§ **INFORMATION GIVEN**:
template <int SL, int PITCH = DEC_KPAD>
__device__ __forceinline__ void dec_matmul(const float* __restrict__ xs, const float (&w)[SL][4], int ngroups, float* part, float* zout,
                                           const float* zadd) {
  const int tid = threadIdx.x, lane = tid & 31, warp = tid >> 5;
  const int ks = tid >> 2;
  for (int g = 0; g < ngroups; ++g) {
    float acc[RG][4];
#pragma unroll
    for (int r = 0; r < RG; ++r) acc[r][0] = acc[r][1] = acc[r][2] = acc[r][3] = 0.f;
// ... 165 lines not shown
        acc[i][4] = fmaf(x, wb.x, acc[i][4]); acc[i][5] = fmaf(x, wb.y, acc[i][5]);
        acc[i][6] = fmaf(x, wb.z, acc[i][6]); acc[i][7] = fmaf(x, wb.w, acc[i][7]);
      }
    }
  }
  const bool b4 = lane & 16, b3 = lane & 8, b2 = lane & 4;
  float a4[4][8];
#pragma unroll
  for (int i = 0; i < 4; ++i)
#pragma unroll
    for (int c = 0; c < 8; ++c) {
      const float send = b4 ? acc[i][c] : acc[i + 4][c];
      const float keep = b4 ? acc[i + 4][c] : acc[i][c];
      a4[i][c] = keep + __shfl_xor_sync(0xffffffffu, send, 16);
    }
  float a2[2][8];
#pragma unroll
  for (int i = 0; i < 2; ++i)
#pragma unroll
    for (int c = 0; c < 8; ++c) {
      const float send = b3 ? a4[i][c] : a4[i + 2][c];
      const float keep = b3 ? a4[i + 2][c] : a4[i][c];
      a2[i][c] = keep + __shfl_xor_sync(0xffffffffu, send, 8);
    }
  float a1[8];
#pragma unroll
  for (int c = 0; c < 8; ++c) {
    const float send = b2 ? a2[0][c] : a2[1][c];
    const float keep = b2 ? a2[1][c] : a2[0][c];
    a1[c] = keep + __shfl_xor_sync(0xffffffffu, send, 4);
  }
  const int row = rg + 4 * ((lane >> 2) & 7);
  float* pw = part + ((size_t)warp * 32 + row) * 8;
  *reinterpret_cast<float4*>(pw) = make_float4(a1[0], a1[1], a1[2], a1[3]);
  *reinterpret_cast<float4*>(pw + 4) = make_float4(a1[4], a1[5], a1[6], a1[7]);
  __syncthreads();
  {
    float sum = 0.f;
#pragma unroll
    for (int wv = 0; wv < SCAN_THREADS / 32; ++wv) sum += part[(size_t)wv * 256 + tid];
    outv[tid] = sum;
  }
  __syncthreads();
}

__device__ __forceinline__ void pre_load_w8(float* wsm, const float* g, int K, int SL, int ld, int c0) {
  for (int e = threadIdx.x; e < K * 2; e += SCAN_THREADS) {
    const int k = e >> 1, h = (e & 1) * 4;
    const float4 v = __ldg(reinterpret_cast<const float4*>(g + (size_t)k * ld + c0 + h));
    *reinterpret_cast<float4*>(wsm + (size_t)(k + k / SL) * 8 + h) = v;
  }
}

__device__ __forceinline__ void prenet_barrier(unsigned int* counter, unsigned int target, int* err) {
  __syncthreads();
  if (threadIdx.x == 0) {
    __threadfence();
    atomicAdd(counter, 1u);
    const long long t0 = clock64();
    unsigned int v;
    do {
      asm volatile("ld.acquire.gpu.global.u32 %0, [%1];" : "=r"(v) : "l"(counter) : "memory");
      if (v < target && clock64() - t0 > 4000000000LL) {
        if (err) *err = 77;
        __threadfence_system();
        asm volatile("trap;");
      }
    } while (v < target);
  }
  __syncthreads();
}

__global__ void __launch_bounds__(SCAN_THREADS, 1) decoder_scan_kernel(const DecScanArgs a) {
  cg::grid_group grid = cg::this_grid();
  extern __shared__ __align__(16) float sm[];
  constexpr int H = vc::DEC_H, K0 = vc::PRENET + H, K1 = vc::PRENET + 2 * H;
  const int c = blockIdx.x, tid = threadIdx.x;
  const int B = a.B, N = a.N;
  long long tm[8] = {0, 0, 0, 0, 0, 0, 0, 0};
  long long tq = clock64();
#define DEC_MARK(i) { const long long tn = clock64(); tm[i] += tn - tq; tq = tn; }

  if (c < DEC_LSTM) {
    float* xs = sm;
    float* part = xs + DEC_XR * DEC_KPAD;
    float* zs = part + 8 * DEC_XR * NCOL;
    float* zp0 = zs + DEC_XR * NCOL;
    float* zp1 = zp0 + DEC_NG * DEC_XR * NCOL;
    float* cst = zp1 + DEC_NG * DEC_XR * NCOL;
    const int ks = tid >> 2, cgp = tid & 3;
    constexpr int SLP = vc::PRENET / NSLICE, SLH = H / NSLICE;
    float w0p[SLP][4], w0h[SLH][4], w1p[SLP][4], w1h0[SLH][4], w1h1[SLH][4];
    {
      auto ld = [&](float (&dst)[4], const float* base, int row) {
        const float4 v = __ldg(reinterpret_cast<const float4*>(base + (size_t)row * NCOL + cgp * 4));
        dst[0] = v.x; dst[1] = v.y; dst[2] = v.z; dst[3] = v.w;
      };
      const float* g0 = a.w0r + (size_t)c * K0 * NCOL;
      const float* g1 = a.w1r + (size_t)c * K1 * NCOL;
#pragma unroll
      for (int i = 0; i < SLP; ++i) { ld(w0p[i], g0, ks * SLP + i); ld(w1p[i], g1, ks * SLP + i); }
#pragma unroll
      for (int i = 0; i < SLH; ++i) {
        ld(w0h[i], g0, vc::PRENET + ks * SLH + i);
        ld(w1h0[i], g1, vc::PRENET + ks * SLH + i);
        ld(w1h1[i], g1, vc::PRENET + H + ks * SLH + i);
      }
    }
    for (int e = tid; e < DEC_NG * 2 * DEC_XR * UPC; e += SCAN_THREADS) cst[e] = 0.f;
    for (int e = tid; e < DEC_NG * 2 * DEC_XR * NCOL; e += SCAN_THREADS) zp0[e] = 0.f;
    for (int e = tid; e < DEC_XR * DEC_KPAD; e += SCAN_THREADS) xs[e] = 0.f;
    __syncthreads();
    const int NG = (B + DEC_XR - 1) / DEC_XR;
    for (int t = 0; t < N; ++t) {
      if (t > 0) {
        for (int rg = 0; rg < NG; ++rg) {
          const int r0 = rg * DEC_XR, nb = min(DEC_XR, B - r0), ngroups = (nb + RG - 1) / RG;
          if (NG > 1) dec_fetch(xs, DEC_KPAD, vc::PRENET, a.h0 + ((size_t)((t - 1) & 1) * B + r0) * H, H, H, nb);
          dec_fetch(xs, DEC_KPAD, vc::PRENET + H, a.h1 + ((size_t)((t - 1) & 1) * B + r0) * H, H, H, nb);
          if (NG > 1) __syncthreads();
          dec_matmul<SLH>(xs + vc::PRENET, w0h, ngroups, part, zp0 + rg * DEC_XR * NCOL, nullptr);
          dec_matmul<SLH>(xs + vc::PRENET + H, w1h1, ngroups, part, zp1 + rg * DEC_XR * NCOL, nullptr);
        }
      }
      DEC_MARK(0)
      DEC_MARK(1)
      DEC_MARK(2)
      grid.sync();
      DEC_MARK(3)
      for (int rg = 0; rg < NG; ++rg) {
        const int r0 = rg * DEC_XR, nb = min(DEC_XR, B - r0), ngroups = (nb + RG - 1) / RG;
        dec_fetch(xs, DEC_KPAD, 0, a.p2 + (size_t)r0 * vc::PRENET, vc::PRENET, vc::PRENET, nb);
        __syncthreads();
        dec_matmul<SLP>(xs, w0p, ngroups, part, zs, zp0 + rg * DEC_XR * NCOL);
        if (tid < nb * UPC) {
          const int r = tid / UPC, uu = tid % UPC, rb = r0 + r;
          const float* zc = a.zc0 + ((size_t)rb * N + t) * (4 * H) + c * UPC + uu;
          float* cs = cst + (size_t)rg * 2 * DEC_XR * UPC;
          float cc = cs[r * UPC + uu];
          const float h = lstm_cell(zs, r, uu, __ldg(zc), __ldg(zc + H), __ldg(zc + 2 * H), __ldg(zc + 3 * H), cc);
          cs[r * UPC + uu] = cc;
          a.h0[((size_t)(t & 1) * B + rb) * H + c * UPC + uu] = h;
          a.hout[((size_t)rb * N + t) * 2 * H + c * UPC + uu] = h;
        }
        if (NG > 1) __syncthreads();
      }
      DEC_MARK(4)
      grid.sync();
      DEC_MARK(5)
      for (int rg = 0; rg < NG; ++rg) {
        const int r0 = rg * DEC_XR, nb = min(DEC_XR, B - r0), ngroups = (nb + RG - 1) / RG;
        if (NG > 1) dec_fetch(xs, DEC_KPAD, 0, a.p2 + (size_t)r0 * vc::PRENET, vc::PRENET, vc::PRENET, nb);
        dec_fetch(xs, DEC_KPAD, vc::PRENET, a.h0 + ((size_t)(t & 1) * B + r0) * H, H, H, nb);
        __syncthreads();
        dec_matmul2<SLP, SLH>(xs, w1p, xs + vc::PRENET, w1h0, ngroups, part, zs, zp1 + rg * DEC_XR * NCOL);
        if (tid < nb * UPC) {
          const int r = tid / UPC, uu = tid % UPC, rb = r0 + r;
          const float* zc = a.zc1 + ((size_t)rb * N + t) * (4 * H) + c * UPC + uu;
          float* cs = cst + (size_t)rg * 2 * DEC_XR * UPC;
          float cc = cs[(DEC_XR + r) * UPC + uu];
          const float h = lstm_cell(zs, r, uu, __ldg(zc), __ldg(zc + H), __ldg(zc + 2 * H), __ldg(zc + 3 * H), cc);
          cs[(DEC_XR + r) * UPC + uu] = cc;
          a.h1[((size_t)(t & 1) * B + rb) * H + c * UPC + uu] = h;
          a.hout[((size_t)rb * N + t) * 2 * H + H + c * UPC + uu] = h;
        }
        __syncthreads();
      }
      DEC_MARK(6)
      grid.sync();
      DEC_MARK(7)
    }
  } else if (c < DEC_LSTM + DEC_PRE) {
    const int q = c - DEC_LSTM;
    constexpr int XP = H + 4;
    constexpr int WCB = (2 * H + 2 * H / 8) * 8;
    constexpr int W2B = (vc::PRENET + NSLICE) * 8;
    float* xs = sm;
    float* wcs = xs + 32 * XP;
    float* w2s = wcs + 2 * WCB;
    float* part = w2s + 2 * W2B;
    float* outv = part + 8 * 256;
    float* pp1 = outv + 256;
    for (int hf = 0; hf < 2; ++hf) {
      pre_load_w8(wcs + (size_t)hf * WCB, a.wc + (size_t)q * 2 * H * 16, 2 * H, 8, 16, hf * 8);
      pre_load_w8(w2s + (size_t)hf * W2B, a.wp2 + (size_t)q * vc::PRENET * 16, vc::PRENET, 4, 16, hf * 8);
    }
    for (int e = tid; e < 32 * XP; e += SCAN_THREADS) xs[e] = 0.f;
    for (int e = tid; e < DEC_NG * 512; e += SCAN_THREADS) pp1[e] = 0.f;
    __syncthreads();
    const int orow = tid >> 3, ocol = tid & 7;
    constexpr int H1OFF = (H + H / 8) * 8;
    const int NG = (B + DEC_XR - 1) / DEC_XR;
    for (int t = 0; t < N; ++t) {
      if (t > 0) {
        for (int rg = 0; rg < NG; ++rg) {
          const int r0 = rg * DEC_XR, nb = min(DEC_XR, B - r0);
          if (NG > 1) __syncthreads();
          dec_fetch(xs, XP, 0, a.h1 + ((size_t)((t - 1) & 1) * B + r0) * H, H, H, nb);
          __syncthreads();
#pragma unroll 1
          for (int hf = 0; hf < 2; ++hf) {
            pre_gemm8<8>(xs, XP, wcs + (size_t)hf * WCB + H1OFF, part, outv);
            if (orow < nb) {
              const int u = q * 16 + hf * 8 + ocol;
              const float v = fmaxf(outv[tid] + pp1[rg * 512 + hf * 256 + tid] + __ldg(a.bc + u), 0.f);
              a.p1[(size_t)(r0 + orow) * vc::PRENET + u] = v * keep_scale(a.mode, a.keep, a.seed, a.row_base + r0 + orow, t, N, 0, u);
            }
          }
        }
      } else {
        for (int e = tid; e < B * 16; e += SCAN_THREADS) a.p1[(size_t)(e >> 4) * vc::PRENET + q * 16 + (e & 15)] = 0.f;
      }
      DEC_MARK(0)
      prenet_barrier(a.pre_bar, (unsigned)DEC_PRE * (unsigned)(t + 1), a.err);
      DEC_MARK(1)
      for (int rg = 0; rg < NG; ++rg) {
        const int r0 = rg * DEC_XR, nb = min(DEC_XR, B - r0);
        if (NG > 1) __syncthreads();
        dec_fetch(xs, XP, 0, a.p1 + (size_t)r0 * vc::PRENET, vc::PRENET, vc::PRENET, nb);
        __syncthreads();
#pragma unroll 1
        for (int hf = 0; hf < 2; ++hf) {
          pre_gemm8<4>(xs, XP, w2s + (size_t)hf * W2B, part, outv);
          if (orow < nb) {
            const int u = q * 16 + hf * 8 + ocol;
            const float v = fmaxf(outv[tid], 0.f);
            a.p2[(size_t)(r0 + orow) * vc::PRENET + u] = v * keep_scale(a.mode, a.keep, a.seed, a.row_base + r0 + orow, t, N, 1, u);
          }
        }
      }
      DEC_MARK(2)
      grid.sync();
      DEC_MARK(3)
      grid.sync();
      DEC_MARK(5)
      for (int rg = 0; rg < NG; ++rg) {
        const int r0 = rg * DEC_XR, nb = min(DEC_XR, B - r0);
        __syncthreads();
        dec_fetch(xs, XP, 0, a.h0 + ((size_t)(t & 1) * B + r0) * H, H, H, nb);
        __syncthreads();
#pragma unroll 1
        for (int hf = 0; hf < 2; ++hf) {
          pre_gemm8<8>(xs, XP, wcs + (size_t)hf * WCB, part, outv);
          pp1[rg * 512 + hf * 256 + tid] = outv[tid];
        }
      }
      __syncthreads();
      DEC_MARK(6)
      grid.sync();
      DEC_MARK(7)
    }
  }
#undef DEC_MARK
  if (a.dbg && tid == 0)
    for (int i = 0; i < 8; ++i) a.dbg[(size_t)blockIdx.x * 16 + i] = tm[i];
}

§ **EXERCISE AIM**:
Search the preceding listing for "ocol", then copy every line that holds it.

§ **RESULT**:
    const int orow = tid >> 3, ocol = tid & 7;
              const int u = q * 16 + hf * 8 + ocol;
            const int u = q * 16 + hf * 8 + ocol;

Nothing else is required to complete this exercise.